Morning cracked blue. The sun of the desert had won. And Sassoon’s spirits rose as the driver slowed, and turned the music down, and Sassoon caught his first glimpse of the Monastery of St Anthony, lost in the fathomless depths of the desert.
It looked enchanting: a complex of spires and tiled arches and archaic chapels, tucked into a fold of red desert rocks. This was it, the oldest monastery in the world, founded by St Anthony in 250 AD.
The car stopped; Victor disembarked. ‘Shukran,’ he said, handing over the dollars.
The driver took the cash, shrugged, gave Victor a faint smile of pity; then he turned on the hollering music, and sped away.
Hoisting his heavy bags, Victor stumbled across the road and under the arch. At once he was engulfed by the silence, the silence of silent worship, of punitive adoration, the silence of the endless Red Sea sun.
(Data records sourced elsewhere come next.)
+        for (int kk = 0; kk < KS; ++kk) bq[s][kk] = *reinterpret_cast<const h8 *>(qk + 32 * kk + 8 * j4);
+        qnorm[s] = *reinterpret_cast<const float *>(qk + SK);
+        qerr[s] = *reinterpret_cast<const float *>(qk + SK + 2);
+    }
+    unsigned int offs[ND];
+    {
+        int base0 = (8 * j4 - P * c16) % S; base0 = base0 < 0 ? base0 + S : base0;
+#pragma unroll
+        for (int d = 0; d < ND; ++d) {
+            int x = (base0 + 32 * (d - C::TSTEP * (NTAU - 1))) % S; x = x < 0 ? x + S : x;
+            offs[d] = (unsigned int)(2 * x);
+        }
+    }
+    const bool use_filter = abs[0].align_filter != 0;
+    const float kNegInf = __int_as_float(0xff800000);
+    unsigned long long open_pairs[NS];
+#pragma unroll
+    for (int s = 0; s < NS; ++s) open_pairs[s] = 0;
+    auto frag = [&](const unsigned char *ap) -> h8 {
+        if constexpr (P == 8) return *reinterpret_cast<const h8 *>(ap);
+        else {
+            const uint2 a0 = *reinterpret_cast<const uint2 *>(ap), a1 = *reinterpret_cast<const uint2 *>(ap + 8);
+            const u32x4 aw = {a0.x, a0.y, a1.x, a1.y};
+            return __builtin_bit_cast(h8, aw);
+        }
+    };
+    const unsigned int loff0 = (unsigned int)lane * 16u, loff1 = (unsigned int)(kWave + lane) * 16u;
+    const bool ld1 = NLD > 1 && loff1 < (unsigned int)IMG;
+    uint4 pre0 = make_uint4(0, 0, 0, 0), pre1 = make_uint4(0, 0, 0, 0);
+    float knorm_pre = 0.f, kerr_pre = 0.f;
+    auto image_of = [&](int idx) { idx = idx < u_n ? idx : u_n - 1; return halign + (size_t)(u_lo + idx) * (size_t)HAB; };
+    if (wave_global < u_n) {
+        const unsigned char *g = image_of(wave_global);
+        pre0 = *reinterpret_cast<const uint4 *>(g + 16 + loff0);
+        if (NLD > 1) pre1 = *reinterpret_cast<const uint4 *>(g + 16 + (ld1 ? loff1 : 0u));
+        knorm_pre = *reinterpret_cast<const float *>(g);
+        kerr_pre = *reinterpret_cast<const float *>(g + 4);
+    }
+    for (int idx = wave_global; idx < u_n; idx += waves_total) {
+        wave_fence();
+        *reinterpret_cast<uint4 *>(smem_wave + loff0) = pre0;
+        if (ld1) *reinterpret_cast<uint4 *>(smem_wave + loff1) = pre1;
+        const float knorm = knorm_pre, kerr = kerr_pre;
+        wave_fence();
+        const unsigned char *g_cur = image_of(idx);
+        {
+            const unsigned char *g = image_of(idx + waves_total);
+            pre0 = *reinterpret_cast<const uint4 *>(g + 16 + loff0);
+            if (NLD > 1) pre1 = *reinterpret_cast<const uint4 *>(g + 16 + (ld1 ? loff1 : 0u));
+            knorm_pre = *reinterpret_cast<const float *>(g);
+            kerr_pre = *reinterpret_cast<const float *>(g + 4);
+        }
+        float hi[NS][2], lo[NS][2];
+#pragma unroll
+        for (int s = 0; s < NS; ++s) { hi[s][0] = hi[s][1] = kNegInf; lo[s][0] = lo[s][1] = kNegInf; }
+        h8 af[2][KS];
+#pragma unroll
+        for (int kk = 0; kk < KS; ++kk) af[0][kk] = frag(smem_wave + offs[kk + C::TSTEP * (NTAU - 1)]);
+#pragma unroll
+        for (int t = 0; t < NT; ++t) {
+            const int rho = t / NTAU, tau = t - rho * NTAU;
+            if (t + 1 < NT) {
+                const int rn = (t + 1) / NTAU, tn = (t + 1) - rn * NTAU;
+#pragma unroll
+                for (int kk = 0; kk < KS; ++kk) af[(t + 1) & 1][kk] = frag(smem_wave + rn * (CP * 2) + offs[kk + C::TSTEP * (NTAU - 1 - tn)]);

And then a monk came out from a darkened chamber, squinting at this sweating old man in his ludicrous blazer with his walking stick, and the young monk smiled quietly and said, in accented English, ‘Hi, I am Brother Basili. Andrew Basili. This way please. You are a pilgrim? You can stay here, no worries. There are no other visitors, they’re all too scared of the troubles. You must be pretty brave. This way. Over here. Guess you’ll want some refreshment? You are in time for breakfast.’
Breakfast turned out to be austere plates of olives and flatbread, and carafes of water, consumed at a long table in the refectory in almost total silence, apart from a monk intoning the psalms.
During the morning Victor was left to do as he pleased. In the central courtyard, the sun blazed. The monastery was mute. One youthful monk was hurrying about his business, keeping to the shade of the stumpy colonnades.
Victor approached. ‘Salaam—’
But the monk shook his head. When Victor tried again, the young monk blushed and fled.
Victor sat on a stone bench, rubbed his aching chest and read his guidebook.